What Gagik found most important to bring with him was the soil from the tombs of his loved ones — his father and grandparents.
“I hope to create a small tomb for them wherever I settle, as I want to have a part of them close to me wherever I go,” he explained. He displayed the rest of the belongings he managed to bring: photos of loved ones, certificates of ownership of his newly renovated house, and some winter clothes.
“That’s all I could fit in this one suitcase,” he smiled. “Even these clothes I’m wearing now were provided at the rehabilitation center where I initially stayed for three weeks.”
In Russia, where his mother and sisters settled long ago, he plans to work in agriculture and grow vegetables for a living.
When asked if he had any fears about moving to a country at war given Russia’s war in Ukraine, Gagik replied: “War follows me everywhere.
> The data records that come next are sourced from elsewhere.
# AI-Unicamp/GestureDiffusion

Hardware: AMD Instinct MI355X
Metric: denoised motion frames/sec (1000-step p_sample_loop, B=64, T=196, d=512) (higher is better)
Workload: dtype f32; 1 GPU; BASELINE config 2: MDM_Old (V1 encoder-only topology) J=263 d=512 ff=1024 L=8 H=4, 1000-step p_sample_loop, batch 64/GPU x 196 frames, random weights, in-kernel Philox noise; global_batch=64, frames=196, parallelism=dp1 (independent samples, end-of-loop gather), step=one denoising step (forward + fused sampler update) over the rank's batch

## Files before the change

gesturediffusion_amd/_lib.py:

```python
import ctypes as C
import os

_HERE = os.path.dirname(os.path.abspath(__file__))
LIB_PATH = os.environ.get("GDX_LIBGDX") or os.path.join(_HERE, "csrc", "libgdx.so")

GDX_ARCH_MDM_OLD, GDX_ARCH_MDM = 1, 2
GDX_COND, GDX_UNCOND, GDX_CFG = 0, 1, 2
GDX_SAMPLER_P, GDX_SAMPLER_DDIM = 0, 1
GDX_ROW_PAD = 256

EXPORTS = [
    "gdx_create", "gdx_destroy", "gdx_last_error", "gdx_set_weight", "gdx_weights_ready", "gdx_prepare",
    "gdx_set_condition", "gdx_forward", "gdx_set_keep_taps", "gdx_get_tap", "gdx_sampler_update", "gdx_q_sample",
    "gdx_randn", "gdx_sample_loop", "gdx_bench_ffn_gemm", "gdx_bench_gemm", "gdx_forward_flops", "gdx_profile_begin", "gdx_profile_end", "gdx_bench_attention",
    "gdx_linear_f16", "gdx_linear_f32", "gdx_bench_gemm_f16", "gdx_attention_f16", "gdx_attention_f32", "gdx_plms_update", "gdx_postprocess", "gdx_q_sample_t", "gdx_masked_l2", "gdx_set_graph_replay", "gdx_mfcc",
    "gdx_set_guards", "gdx_check_guards", "gdx_packed_bytes", "gdx_export_packed", "gdx_import_packed", "gdx_set_test_half_dtype",
    "gdx_set_test_gemmh_tile", "gdx_linear_half", "gdx_layernorm", "gdx_local_attention", "gdx_attention_half",
    "gdx_bpd_terms", "gdx_bpd_loop", "gdx_linear_full", "gdx_plms_step", "gdx_plms_loop",
    "gdx_dpm_step", "gdx_dpm_loop", "gdx_dpm_sde_step", "gdx_dpm_sde_loop",
    "gdx_set_guidance_interval", "gdx_forward_samples", "gdx_set_guidance_rescale", "gdx_cfg_rescale",
    "gdx_transpose_in", "gdx_transpose_out", "gdx_small_linear", "gdx_gather_rows", "gdx_mfcc_project", "gdx_token0",
]
GDX_BPD_CHUNK = 4096
INT64_MIN, INT64_MAX = -2**63, 2**63 - 1


class GdxError(RuntimeError):
    pass


class Config(C.Structure):
    _fields_ = [(n, C.c_int32) for n in ("arch", "njoints", "latent_dim", "ff_size", "num_layers", "num_heads",
                                         "seed_poses", "mfcc_dim", "cl_head", "window", "compute_dtype")]


class UpdateArgs(C.Structure):
    _fields_ = [
        ("kind", C.c_int32), ("batch", C.c_int32), ("njoints", C.c_int32), ("frames", C.c_int32),
        ("coef", C.c_void_p), ("t", C.c_void_p), ("step_index", C.c_int32),
        ("x", C.c_void_p), ("x0_cond", C.c_void_p), ("x0_uncond", C.c_void_p), ("scale", C.c_void_p),
        ("inpaint_mask", C.c_void_p), ("inpaint_motion", C.c_void_p), ("noise", C.c_void_p),
        ("const_noise", C.c_int32), ("philox_seed", C.c_uint64), ("sample_offset", C.c_uint64),
        ("rng_step", C.c_uint32), ("out", C.c_void_p), ("pred_xstart", C.c_void_p),
        ("cond_grad", C.c_void_p), ("cond_coef", C.c_void_p), ("clip_denoised", C.c_int32),
    ]


class PlmsArgs(C.Structure):
    _fields_ = [
        ("kind", C.c_int32), ("batch", C.c_int32), ("per_sample", C.c_int64), ("coef", C.c_void_p), ("t", C.c_void_p),
        ("step_index", C.c_int32), ("x", C.c_void_p), ("pred_xstart", C.c_void_p), ("eps", C.c_void_p * 4),
        ("out", C.c_void_p),
    ]

# ... 108 lines not shown
                       f"(run `python __graft_entry__.py` or `make -C gesturediffusion_amd/csrc`)")
    try:
        import torch
        lib = C.CDLL(LIB_PATH)
    except OSError as e:
        raise GdxError(f"cannot load {LIB_PATH}: {e}") from e
    vp, i32, i64, u64, u32 = C.c_void_p, C.c_int32, C.c_int64, C.c_uint64, C.c_uint32
    lib.gdx_last_error.restype = C.c_char_p
    sigs = {
        "gdx_create": [C.POINTER(Config), C.POINTER(vp)],
        "gdx_destroy": [vp],
        "gdx_set_weight": [vp, C.c_char_p, vp, C.POINTER(i64), i32, vp],
        "gdx_weights_ready": [vp],
        "gdx_prepare": [vp, i32, i32],
        "gdx_set_condition": [vp, vp, vp, vp],
        "gdx_forward": [vp, vp, vp, i32, vp, vp, vp],
        "gdx_set_keep_taps": [vp, i32],
        "gdx_get_tap": [vp, i32, vp, i64, vp],
        "gdx_sampler_update": [C.POINTER(UpdateArgs), vp],
        "gdx_q_sample": [vp, vp, vp, i32, i64, vp, vp],
        "gdx_randn": [vp, i32, i64, u64, u64, u32, vp],
        "gdx_sample_loop": [vp, C.POINTER(LoopArgs), vp],
        "gdx_bench_ffn_gemm": [vp, i32, C.POINTER(C.c_float), vp],
        "gdx_forward_flops": [vp, i32, C.POINTER(C.c_double)],
        "gdx_bench_gemm": [i32, i32, i32, i32, i32, C.POINTER(C.c_float), vp],
        "gdx_bench_attention": [i32, i32, i32, i32, i32, i32, C.POINTER(C.c_float), vp],
        "gdx_linear_f16": [vp, vp, vp, vp, vp, i32, i32, i32, i32, vp],
        "gdx_linear_f32": [vp, vp, vp, vp, vp, i32, i32, i32, i32, i32, i32, i32, vp],
        "gdx_linear_half": [vp, vp, vp, vp, i32, vp, i32, vp, vp, i32, i32, i32, i32, i32, i32, i32, i32, i32, i32,
                            C.POINTER(i32), vp],
        "gdx_linear_full": [vp, vp, vp, vp, i32, vp, i32, vp, i32, i32, i32, i32, i32, i32, i32, i32, i32, i32, i32,
                            C.POINTER(i32), vp],
        "gdx_layernorm": [vp, vp, vp, vp, vp, vp, i32, i32, i32, i32, i32, i32, vp],
        "gdx_local_attention": [vp, vp, vp, vp, vp, i32, i32, i32, i32, i32, i32, i32, C.POINTER(i32), vp],
        "gdx_transpose_in": [vp, vp, i32, i32, i32, i32, i32, i32, i32, vp],
        "gdx_transpose_out": [vp, vp, i32, i32, i32, i32, i32, vp],
        "gdx_small_linear": [vp, i32, vp, i32, vp, vp, i32, i32, i32, i32, i32, i32, vp],
        "gdx_gather_rows": [vp, vp, vp, i32, i32, i32, i32, vp],
        "gdx_mfcc_project": [vp, vp, i32, vp, vp, vp, i32, i32, i32, i32, i32, i32, i32, i32, vp],
        "gdx_token0": [vp, i32, vp, vp, vp, vp, i32, vp, vp, vp, i32, vp, i32, i32, i32, i32, i32, vp],
        "gdx_set_graph_replay": [vp, i32],
        "gdx_mfcc": [vp, i64, i32, i32, i32, i32, i32, i32, C.c_float, vp, vp, vp, vp, vp, vp, vp, vp, vp],
        "gdx_q_sample_t": [vp, vp, vp, vp, i32, i64, vp, vp],
        "gdx_masked_l2": [vp, vp, vp, vp, i32, i32, i32, vp],
        "gdx_postprocess": [vp, vp, vp, vp, vp, i32, i32, i32, vp],
        "gdx_plms_update": [C.POINTER(PlmsArgs), vp],
        "gdx_plms_step": [C.POINTER(PlmsStepArgs), vp],
        "gdx_plms_loop": [vp, C.POINTER(PlmsLoopArgs), vp],
        "gdx_dpm_step": [C.POINTER(DpmStepArgs), vp],
        "gdx_dpm_loop": [vp, C.POINTER(DpmLoopArgs), vp],
        "gdx_dpm_sde_step": [C.POINTER(DpmSdeStepArgs), vp],
        "gdx_dpm_sde_loop": [vp, C.POINTER(DpmSdeLoopArgs), vp],
        "gdx_attention_f16": [vp, vp, i32, i32, i32, i32, vp],
        "gdx_attention_half": [vp, i32, vp, i32, i32, i32, i32, i32, i32, i32, i32, C.POINTER(i32), vp],
        "gdx_attention_f32": [vp, vp, i32, i32, i32, i32, i32, vp],
        "gdx_bench_gemm_f16": [i32, i32, i32, i32, i32, C.POINTER(C.c_float), vp],
        "gdx_set_guards": [vp, i32],
        "gdx_check_guards": [vp, C.POINTER(i64), C.POINTER(i32), vp],
        "gdx_set_test_half_dtype": [i32],
        "gdx_set_test_gemmh_tile": [i32, i32],
        "gdx_packed_bytes": [vp, C.POINTER(i64)],
        "gdx_export_packed": [vp, vp, i64, vp],
        "gdx_import_packed": [vp, vp, i64, vp],
        "gdx_bpd_terms": [C.POINTER(BpdArgs), vp],
        "gdx_bpd_loop": [vp, C.POINTER(BpdLoopArgs), vp],
        "gdx_set_guidance_interval": [vp, i64, i64],
# ... 19 lines not shown
```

A conflict erupted in Armenia as we arrived in Jermuk [a border town in southern Armenia] with my daughter in September 2022.
“In the morning, we saw only Karabakh Armenians were still there in Jermuk, together with the employees. Even my 17-year-old daughter wasn’t scared. We’re used to it.”
He hopes to start a new life in a village near Moscow and bring his daughters, who currently live with his ex-wife, to Russia as well.
“We have nothing here, no home, no work. I think life will be better for us there.”
Displacement and loss
“We decided to go to Russia very hastily, in just a few days,” said Astghik Hayrapetyan, 30, a single mother from the village of Khnatsakh in Askeran, Nagorno-Karabakh. She lost her husband, Sergei, to a heart attack in May 2023.
She and her two daughters, aged 2 and 6, left Armenia on Nov. 8. They have settled down in Mikhailovsk, a town in the Stavropol region where her uncle resides. With support from her relatives, Hayrapetyan hopes to find a job to provide for her family.
“Many Karabakh Armenians have moved to Russia to work and get back on their feet. I know five families of friends who are spread all over Russia — Krasnodar, Pyatigorsk, Stavropol, and many more cities,” she said.
She also recounted multiple instances when fathers of families sought job opportunities in Russia due to insufficient wages in Armenia.
“I found a job offering only 80,000 drams ($200), while most apartments in Yerevan are priced [starting at] around 250,000 drams ($600),” Astghik told us.
The Armenian government provided support for Karabakh Armenians through a one-time payment of 100,000 drams ($250) per person, which her younger daughter didn’t receive due to issues with her registration address.
Moreover, the government is offering monthly assistance of 40,000 drams ($100) to cover accommodation costs, with an additional 10,000 drams ($25) allocated for utility expenses per individual, a duration of six months.
“I couldn’t obtain the military pension for my late husband; there was no clarity on whether or when we would receive it. I got tired of it all and decided to leave with my brothers and their families,” she recalled.
Astghik said her older daughter doesn’t want to go to school in Russia.
“She misses Karabakh, our dialect, and doesn’t want to learn a new language,” she says.
Nonetheless, Astghik tries to hold onto the hope that one day she will return to Nagorno-Karabakh, which Armenians call Artsakh.
“Residing outside of Armenia distances us even more from the possibility of ever returning to Artsakh.”